The statistics were researched from Office of National Statistics data by Dr Chris Busby, director of Green Audit, an environment investigation group which is concerned about possible radiation emissions from nuclear establishments in the Newbury area.

Dr Busby's figures show an increase in the rate of child cancer deaths in the district. While numbers for 1991-95 are four times the average for England and Wales, 1986-95 produces a rate that is just twice the national average. From 1981-90, it is in line with the national picture.

The Newbury figures compare with those collated for two other communities near nuclear establishments: Sellafield - where from 1945 to 1993 there were 37 per cent more cases of child leukaemia than would have been expected, and Dounreay, where from 1979 to 1983 there were twice as many "observed cases" as expected.

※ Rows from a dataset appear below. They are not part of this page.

constexpr int KVP4 = KVP / 4;
static_assert(KVP % 4 == 0, "KV partials are summed as float4");
template <int KVF_RS>
__global__ __launch_bounds__(1024) void kv_final_kernel(const float* __restrict__ kvpart, const float* __restrict__ kv_src,
                                                        float* __restrict__ kvfin, const float* __restrict__ W0,
                                                        float* __restrict__ Mop, unsigned short* __restrict__ Mpl,
                                                        float* __restrict__ ksumT, float* __restrict__ zsc, int* __restrict__ statcnt,
                                                        const float* __restrict__ sc, ColLayout L, int cross, int prec, int abl) {
    __shared__ float4 red[16][64];
    __shared__ float4 kvs[64];
    __shared__ float opsum[16];
    __shared__ float opmax[16];
    constexpr int KVF_ROWS = 512 / KVF_RS;
    if (prec >= 3) fp16_saturate_mode();
    const int tid = threadIdx.x;
    const int el = tid & 63, part = tid >> 6;
    const bool ksum_block = blockIdx.x == 16 * KVF_RS;
    const int db = ksum_block ? 16 : blockIdx.x / KVF_RS, rs = blockIdx.x % KVF_RS;
    const int e4 = min(db * 64 + el, KVP4 - 1);
    const int seg = blockIdx.y / H, h = blockIdx.y % H;
    const int frame = seg >> 1, side = seg & 1;
    if (!((L.side_mask >> side) & 1)) return;
    const int tseg = cross ? (seg ^ 1) : seg;
    const int nsrc = side ? L.n2 : L.n1;
    const int rp = (tid >> 2) & (KVF_ROWS / 2 - 1), qq = tid & 3;
    const int mr = rs * KVF_ROWS + 2 * rp;
    vf4 wv[2][4];
    const bool op_thread = !ksum_block && tid < 2 * KVF_ROWS;
    if (op_thread && !(abl & 4)) {
        const float* wr = W0 + (size_t)mr * 512 + 256 + h * DH + 4 * qq;
#pragma unroll
        for (int e = 0; e < 2; ++e)
#pragma unroll
            for (int i = 0; i < 4; ++i) wv[e][i] = ldg4(wr + e * 512 + 16 * i);
    } else {
#pragma unroll
        for (int e = 0; e < 2; ++e)
#pragma unroll
            for (int i = 0; i < 4; ++i) wv[e][i] = (vf4){1.f, 2.f, 3.f, 4.f};
    }
    const bool cached = kv_src != nullptr && side == 1;
    const float* base = cached ? kv_src + ((size_t)frame * H + h) * KVP
                               : kvpart + ((size_t)((frame * L.np + (side ? L.n1p : 0)) / QKV_BN) * H + h) * KVP;
    const int nt = cached ? 1 : (side ? L.n2p : L.n1p) / QKV_BN;
    const int per = (nt + 15) / 16;
    const int tb = part * per, te = min(nt, tb + per);
    constexpr int MAX4 = (DH * DH + DH) / 4;
    float ksb = 0.f, vmx = 0.f;
    const bool need_bound = prec >= 3 || ksum_block;
    if (need_bound)
    for (int t = tid; t < nt; t += 1024) {
        const float4* mp = reinterpret_cast<const float4*>(base + (size_t)t * H * KVP) + MAX4;
        const float4 a = mp[0], b4 = mp[1];
        ksb += fmaxf(fmaxf(a.x, a.y), fmaxf(a.z, a.w));
        vmx = fmaxf(vmx, fmaxf(fmaxf(b4.x, b4.y), fmaxf(b4.z, b4.w)));
    }
    const bool ismax = e4 >= MAX4;
    float4 s = make_float4(0.f, 0.f, 0.f, 0.f);
    for (int tt = tb; tt < te; tt += 8) {
        float4 x[8];
#pragma unroll
        for (int u = 0; u < 8; ++u)
            x[u] = *reinterpret_cast<const float4*>(base + (size_t)min(tt + u, nt - 1) * H * KVP + 4 * e4);
#pragma unroll
        for (int u = 0; u < 8; ++u)
            if (tt + u < te) {
                s.x = ismax ? fmaxf(s.x, x[u].x) : s.x + x[u].x; s.y = ismax ? fmaxf(s.y, x[u].y) : s.y + x[u].y;
                s.z = ismax ? fmaxf(s.z, x[u].z) : s.z + x[u].z; s.w = ismax ? fmaxf(s.w, x[u].w) : s.w + x[u].w;
            }
    }
    red[part][el] = s;
    if (need_bound) {
#pragma unroll
        for (int o = 32; o > 0; o >>= 1) {
            ksb += __shfl_xor(ksb, o);
            vmx = fmaxf(vmx, __shfl_xor(vmx, o));
        }
        if (el == 0) { opsum[part] = ksb; opmax[part] = vmx; }
    }
    __syncthreads();
    if (need_bound) {
        ksb = opsum[0];
        vmx = opmax[0];
#pragma unroll
        for (int p = 1; p < 16; ++p) {
            ksb += opsum[p];
            vmx = fmaxf(vmx, opmax[p]);
        }
    }
    float mscale = 1.f, zfold = 1.f;
    if (prec >= 3) {
        (void)nsrc;
        const float bound = sc[4 + h] * ksb * vmx;
        int e = 0;
        if (bound > 0.f && bound < 3.0e38f) e = min(max(ilogbf(bound) + 1, -100), 100);
        mscale = __builtin_ldexpf(1.f, 14 - e);
        zfold = sc[1] / mscale;
    }
    if (part == 0) {
        float4 tot = red[0][el];
#pragma unroll
        for (int p = 1; p < 16; ++p) {
            const float4 r = red[p][el];
            tot.x = ismax ? fmaxf(tot.x, r.x) : tot.x + r.x; tot.y = ismax ? fmaxf(tot.y, r.y) : tot.y + r.y;
            tot.z = ismax ? fmaxf(tot.z, r.z) : tot.z + r.z; tot.w = ismax ? fmaxf(tot.w, r.w) : tot.w + r.w;
        }
        kvs[el] = tot;
        if (db * 64 + el < KVP4 && rs == 0) {
            if (e4 == MAX4) tot = make_float4(ksb, 0.f, 0.f, 0.f);
            else if (e4 == MAX4 + 1) tot = make_float4(vmx, 0.f, 0.f, 0.f);
            *reinterpret_cast<float4*>(kvfin + ((size_t)seg * H + h) * KVP + 4 * e4) = tot;
            if (ksum_block) {
                if (el < DH / 4) *reinterpret_cast<float4*>(ksumT + ((size_t)tseg * H + h) * DH + 4 * el) = tot;
                if (el == 0) zsc[tseg * H + h] = zfold;
                if (h == 0 && el < STATCNT_PER_SEG) statcnt[tseg * STATCNT_PER_SEG + el] = 0;
            }
        }
    }
    if (ksum_block) return;
    __syncthreads();
    if (!op_thread) return;
    float acc[2][4] = {{0.f, 0.f, 0.f, 0.f}, {0.f, 0.f, 0.f, 0.f}};
    if (!(abl & 1)) {
#pragma unroll
        for (int i = 0; i < 4; ++i)
#pragma unroll
            for (int j = 0; j < 4; ++j) {
                const float4 k4 = kvs[j * 16 + qq + 4 * i];
#pragma unroll
                for (int e = 0; e < 2; ++e) {
                    acc[e][j] = fmaf(wv[e][i][0], k4.x, acc[e][j]);
                    acc[e][j] = fmaf(wv[e][i][1], k4.y, acc[e][j]);
                    acc[e][j] = fmaf(wv[e][i][2], k4.z, acc[e][j]);
                    acc[e][j] = fmaf(wv[e][i][3], k4.w, acc[e][j]);
                }
            }
    } else {
#pragma unroll
        for (int e = 0; e < 2; ++e)
#pragma unroll
            for (int j = 0; j < 4; ++j) acc[e][j] = wv[e][j][0] + kvs[qq].x;
    }
#pragma unroll
// ... 319 lines not shown
            const size_t R = (size_t)L.b * L.n1p;
            const size_t m0 = (size_t)ts.frame * L.n1p + (c0 - ts.seg_start);
            const float sc = planes_prec >= 3 ? (float)(1 << SCORE_SPLIT_SCALE_LOG2) : 1.f;
#pragma unroll
            for (int idx = tid; idx < 32 * 32; idx += T::THREADS) {
                const int pt = idx >> 5, slab = (idx >> 2) & 7, q = idx & 3;
                const float* v = smem + pt * TS + slab * 32 + q * 8;
                unsigned p0[4], p1[4], p2[4];
#pragma unroll
                for (int e = 0; e < 4; ++e) {
                    if (planes_prec >= 3) { fp16_split2(v[2 * e] * sc, v[2 * e + 1] * sc, p0[e], p1[e]); p2[e] = 0; }
                    else bf16_split3(v[2 * e], v[2 * e + 1], p0[e], p1[e], p2[e]);
                }
                unsigned short* d0 = MDTp + ((size_t)slab * R + m0 + pt) * 32 + q * 8;
                *reinterpret_cast<u32x4*>(d0) = (u32x4){p0[0], p0[1], p0[2], p0[3]};
                *reinterpret_cast<u32x4*>(d0 + R * D) = (u32x4){p1[0], p1[1], p1[2], p1[3]};
                if (planes_prec == 2) *reinterpret_cast<u32x4*>(d0 + 2 * R * D) = (u32x4){p2[0], p2[1], p2[2], p2[3]};
            }
        }
    }
}

using ScoreTileW8 = GemmTile<SC_BM, SC_BN, 4, 2, false>;

template <class T, bool RAW>
__global__ __launch_bounds__(T::THREADS) void score_exp_kernel(const float* __restrict__ MDT, const float* __restrict__ MD,
                                                               float* __restrict__ conf, float* __restrict__ rowpart,
                                                               float* __restrict__ colpart, ColLayout L, float scale) {
    extern __shared__ __attribute__((aligned(16))) float smem[];
    const int nrt = (L.n1p + T::BM - 1) / T::BM, nct = L.n2p / T::BN;
    int rt, ct;
    const int frame = blockIdx.y;
    if (!xcd_tile_map(nrt, nct, rt, ct)) return;
    const int ld = L.ld;
    const float* Ap = MDT + ((size_t)frame * L.n1p + rt * T::BM) * D;
    const float* Bp = MD + (size_t)frame * L.np + L.n1p + ct * T::BN;
    f32x16 acc[T::TM][T::TN];
    zero_acc(acc);
    gemm_mainloop<T>(
        acc, smem, D / BK, [&](int kt) { return Ap + kt * BK; }, D,
        [&](int kt) { return Bp + (size_t)kt * BK * ld; }, ld);
    score_epilogue<T, T::BN + 1, false, RAW, false>(acc, smem, conf, rowpart, colpart, L, frame, rt, ct, nrt, nct, 1.f, scale);
}

using WltTile = GemmTile<64, 64, 2, 2, true>;

__global__ __launch_bounds__(256) void gats_wlt_kernel(const float* __restrict__ W, const float* __restrict__ P,
                                                       float* __restrict__ Z, ColLayout L, int add_h) {
    using T = WltTile;
    extern __shared__ __attribute__((aligned(16))) float smem[];
    int rt, ct;
    const int NT = L.ld / T::BN;
    if (!xcd_tile_map(4, NT, rt, ct)) return;
    const int c0 = ct * T::BN, ld = L.ld;
    const TileSeg ts = tile_seg(L, c0, T::BN);
    if (ts.side == 0) return;
    f32x16 acc[T::TM][T::TN];
    zero_acc(acc);
    gemm_mainloop<T>(
        acc, smem, D / BK, [&](int kt) { return W + (size_t)kt * BK * D + rt * 64; }, D,
        [&](int kt) { return P + (size_t)kt * BK * ld + c0; }, ld);
    const int tid = threadIdx.x, lane = tid & 63, wave = tid >> 6;
    const int wm = wave / T::WN, wn = wave % T::WN, half = lane >> 5, l31 = lane & 31;
#pragma unroll
    for (int r = 0; r < 16; ++r) {
        const int row = rt * 64 + wm * 32 + mfma_row(r, half);
        float* p = Z + (size_t)row * ld + c0 + wn * 32 + l31;
        float v = acc[0][0][r];
        if (add_h) v += *p;
        *p = elu1(v);
    }
}

__global__ __launch_bounds__(1024) void weight_scale_kernel(float* __restrict__ packed) {
    __shared__ float red[1024];
    const int m = blockIdx.x, layer = blockIdx.y;
    float* blk = packed + PW_ATTN + (size_t)layer * AttnW::SIZE;
    float mx = 0.f;
    if (m == 0) {
        for (int e = threadIdx.x; e < 768 * 256; e += 1024) mx = fmaxf(mx, fabsf(blk[AttnW::WQKV + e]));
    } else if (m == 1) {
        for (int e = threadIdx.x; e < 512 * 256; e += 1024) mx = fmaxf(mx, fabsf(blk[AttnW::W0 + (size_t)(e >> 8) * 512 + (e & 255)]));
    } else {
        for (int e = threadIdx.x; e < 256 * 512; e += 1024) mx = fmaxf(mx, fabsf(blk[AttnW::W3 + e]));
    }
    red[threadIdx.x] = mx;
    __syncthreads();
    for (int o = 512; o > 0; o >>= 1) {
        if ((int)threadIdx.x < o) red[threadIdx.x] = fmaxf(red[threadIdx.x], red[threadIdx.x + o]);
        __syncthreads();
    }
    if (threadIdx.x == 0) {
        const float top = red[0];
        int e = 0;
        if (top > 0.f && top < 3.0e38f) e = min(max(13 - ilogbf(top), -40), 60);
        blk[AttnW::SC + m] = __builtin_ldexpf(1.f, e);
        if (m == 0) blk[AttnW::SC + 3] = 1.f;
    }
    if (m == 1) {
        for (int h = 0; h < H; ++h) {
            __syncthreads();
            float l1 = 0.f;
            if (threadIdx.x < 512) {
                const float* wr = blk + AttnW::W0 + (size_t)threadIdx.x * 512 + 256 + h * DH;
                for (int q = 0; q < DH; ++q) l1 += fabsf(wr[q]);
            }
            red[threadIdx.x] = l1;
            __syncthreads();
            for (int o = 512; o > 0; o >>= 1) {
                if ((int)threadIdx.x < o) red[threadIdx.x] = fmaxf(red[threadIdx.x], red[threadIdx.x + o]);
                __syncthreads();
            }
            if (threadIdx.x == 0) blk[AttnW::SC + 4 + h] = red[0];
        }
    }
}

__global__ __launch_bounds__(256) void split_weights_kernel(const float* __restrict__ packed, unsigned short* __restrict__ packedb) {
    fp16_saturate_mode();
    const int layer = blockIdx.y;
    const size_t e = (size_t)blockIdx.x * 256 + threadIdx.x;
    const float* src = packed + PW_ATTN + (size_t)layer * AttnW::SIZE;
    unsigned short* dst = packedb + (size_t)layer * AttnWB::SIZE;
    constexpr size_t NQ = 768 * 256, N0 = 512 * 512, N3 = 256 * 512;
    float x, sx;
    size_t hi, lo, lo2, d, h16, l16;
    auto slab_major = [](size_t i, size_t M, size_t K) { const size_t m = i / K, k = i % K; return ((k >> 5) * M + m) * 32 + (k & 31); };
    if (e < NQ) { x = src[AttnW::WQKV + e]; sx = src[AttnW::SC + 0]; d = slab_major(e, 768, 256); hi = AttnWB::QKV_HI + d; lo = AttnWB::QKV_LO + d; lo2 = AttnWB::QKV_LO2 + d; h16 = AttnWB::QKV_H16 + d; l16 = AttnWB::QKV_L16 + d; }
    else if (e < NQ + N0) { x = src[AttnW::W0 + (e - NQ)]; sx = src[AttnW::SC + 1]; d = slab_major(e - NQ, 512, 512); hi = AttnWB::W0_HI + d; lo = AttnWB::W0_LO + d; lo2 = AttnWB::W0_LO2 + d; h16 = AttnWB::W0_H16 + d; l16 = AttnWB::W0_L16 + d; }
    else if (e < NQ + N0 + N3) { x = src[AttnW::W3 + (e - NQ - N0)]; sx = src[AttnW::SC + 2]; d = slab_major(e - NQ - N0, 256, 512); hi = AttnWB::W3_HI + d; lo = AttnWB::W3_LO + d; lo2 = AttnWB::W3_LO2 + d; h16 = AttnWB::W3_H16 + d; l16 = AttnWB::W3_L16 + d; }
    else return;
    const unsigned h = bf16_rne_bits(x);
    const float r1 = x - __uint_as_float(h << 16);
    const unsigned m = bf16_rne_bits(r1);
    dst[hi] = (unsigned short)h;
    dst[lo] = (unsigned short)m;
    dst[lo2] = (unsigned short)bf16_rne_bits(r1 - __uint_as_float(m << 16));
    unsigned fh, fl;
    fp16_split2(x * sx, 0.f, fh, fl);
    dst[h16] = (unsigned short)(fh & 0xFFFFu);
    dst[l16] = (unsigned short)(fl & 0xFFFFu);
}

void launch_split_weights(float* packed, unsigned short* packedb, hipStream_t s) {
    constexpr size_t N = 768 * 256 + 512 * 512 + 256 * 512;
    hipLaunchKernelGGL(weight_scale_kernel, dim3(3, 8), dim3(1024), 0, s, packed);
    hipLaunchKernelGGL(split_weights_kernel, dim3((unsigned)((N + 255) / 256), 8), dim3(256), 0, s, packed, packedb);
}


constexpr int DIET_MIN_TILES = 64;
constexpr int SMALL_NT3 = 64;
static int diet_min_tiles() { return tuning_knob("DIET_MIN_TILES", DIET_MIN_TILES); }

template <class T, int PREC, int BT = 0, int DS = 0, int QF = 0>
static void launch_qkv_t(const float* Wqkv, const float* bqkv, const unsigned short* wb, const Workspace& w, hipStream_t s,
                         ProfileHook* hk) {
    const int NT = active_tiles(w.L);
    allow_big_lds<qkv_kv_kernel<T, PREC, BT, DS, QF>>();
    GATSSPG_LAUNCH(hk, KID_QKV_KV, s, (qkv_kv_kernel<T, PREC, BT, DS, QF>), dim3(xcd_grid(6, NT)), dim3(T::THREADS), (smem_bytes<T, PREC>() + 512 * BT), s,
                   Wqkv, bqkv, wb ? wb + AttnWB::QKV_HI : nullptr,
                   wb ? wb + AttnWB::QKV_LO : nullptr, wb ? wb + AttnWB::QKV_LO2 : nullptr, w.Z,
                   w.Q, w.kvpart, w.L);
}

void launch_qkv_kv(const float* Wqkv, const float* bqkv, const unsigned short* wb, const Workspace& w, hipStream_t s,
                   ProfileHook* hk) {
    if (w.prec >= 3) {
        launch_qkv_kv_sp(Wqkv - AttnW::WQKV + AttnW::SC, bqkv, wb, w, s, hk);
        return;
    }
    if (w.prec == 1) launch_qkv_t<QkvTileW8, 1>(Wqkv, bqkv, wb, w, s, hk);
    else if (w.prec == 2) launch_qkv_t<QkvTileW8, 2>(Wqkv, bqkv, wb, w, s, hk);
    else if (active_tiles(w.L) > diet_min_tiles()) launch_qkv_t<QkvTileW8, 0, 1, 1, 1>(Wqkv, bqkv, wb, w, s, hk);
    else launch_qkv_t<QkvTileW8, 0, 0, 1>(Wqkv, bqkv, wb, w, s, hk);
}

void launch_kv_final(const float* W0, const Workspace& w, int cross, const float* kv_src, hipStream_t s, ProfileHook* hk) {
    GATSSPG_LAUNCH(hk, KID_KV_FINAL, s, kv_final_kernel<1>, dim3(17, w.nseg * H), dim3(1024), 0, s, w.kvpart, kv_src, w.kvfin, W0, w.Mop, w.Mpl,
                   w.ksumT, w.zsc, w.statcnt, W0 - AttnW::W0 + AttnW::SC, w.L, cross, w.prec, 0);
}

template <class T, int PREC, int BT = 0, int QF = 0>
static void launch_mlp0_t(const float* W0, const float* b0, const unsigned short* wb, const Workspace& w, hipStream_t s,
                          ProfileHook* hk) {
    constexpr int SF = PREC != 0;
    allow_big_lds<mlp0_kernel<T, PREC, BT, QF, SF>>();
    const int NT = active_tiles(w.L) / (T::BN / MLP0_BN);
    GATSSPG_LAUNCH(hk, KID_MLP0, s, (mlp0_kernel<T, PREC, BT, QF, SF>), dim3(xcd_grid(512 / T::BM, NT)), dim3(T::THREADS),
                   (smem_bytes<T, PREC>() + sizeof(float) * AttnFoldHooks::ZP_FLOATS + 512 * BT), s, W0, b0,
                   wb ? wb + AttnWB::W0_HI : nullptr, wb ? wb + AttnWB::W0_LO : nullptr,
                   wb ? wb + AttnWB::W0_LO2 : nullptr, w.Z, w.Q, w.Mop, w.Mpl, w.ksumT, w.U,
                   w.statpart, w.stats, nullptr, w.L, g_trace);
}
template <class T, int PREC, int DS = 0>
static void launch_mlp3_t(const float* W3, const float* b3, const unsigned short* wb, const Workspace& w, hipStream_t s,
                          ProfileHook* hk) {
    allow_big_lds<mlp3_kernel<T, PREC, DS>>();
    const int NT = active_tiles(w.L) / (T::BN / 64);
    GATSSPG_LAUNCH(hk, KID_MLP3, s, (mlp3_kernel<T, PREC, DS>), dim3(xcd_grid(256 / T::BM, NT)), dim3(T::THREADS),
                   (smem_bytes<T, PREC>()), s, W3, b3, wb ? wb + AttnWB::W3_HI : nullptr,
                   wb ? wb + AttnWB::W3_LO : nullptr, wb ? wb + AttnWB::W3_LO2 : nullptr, w.U,
                   w.stats, w.Z, w.L);
}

The scientific community continues to debate whether exposure to low- level radiation can cause cancer. A five-year nationwide study on child blood cancer by Cancer Research is trying to establish once and for all what causes the disease.

Greenham Common and nuclear research centres Aldermaston and Burghfield are all within Newbury borough, and Dr Busby fears that there is a link between their work and the high rate of cancer deaths she has uncovered.

The investigation was sparked by CND's publication last summer of government research papers from 1961 into radiation around Greenham Common, three years after a blaze wrecked a plane at the airbase. The anti-nuclear group claims that at the time it was carrying nuclear weapons five times the power of the Hiroshima bomb.

The scientists found such high levels of uranium in leaves in the Newbury area that they concluded: "The only way such a large quantity could become powdered is through the agency of a fire, or an explosion."

Dr Busby's figures have raised concerns among the parents of children in Newbury who have developed blood cancer.

Kevin Mansford, whose seven-year-old son Shane is currently in remission from the disease, said: "We have two other children. If there is a risk about here, we need to know all the factors."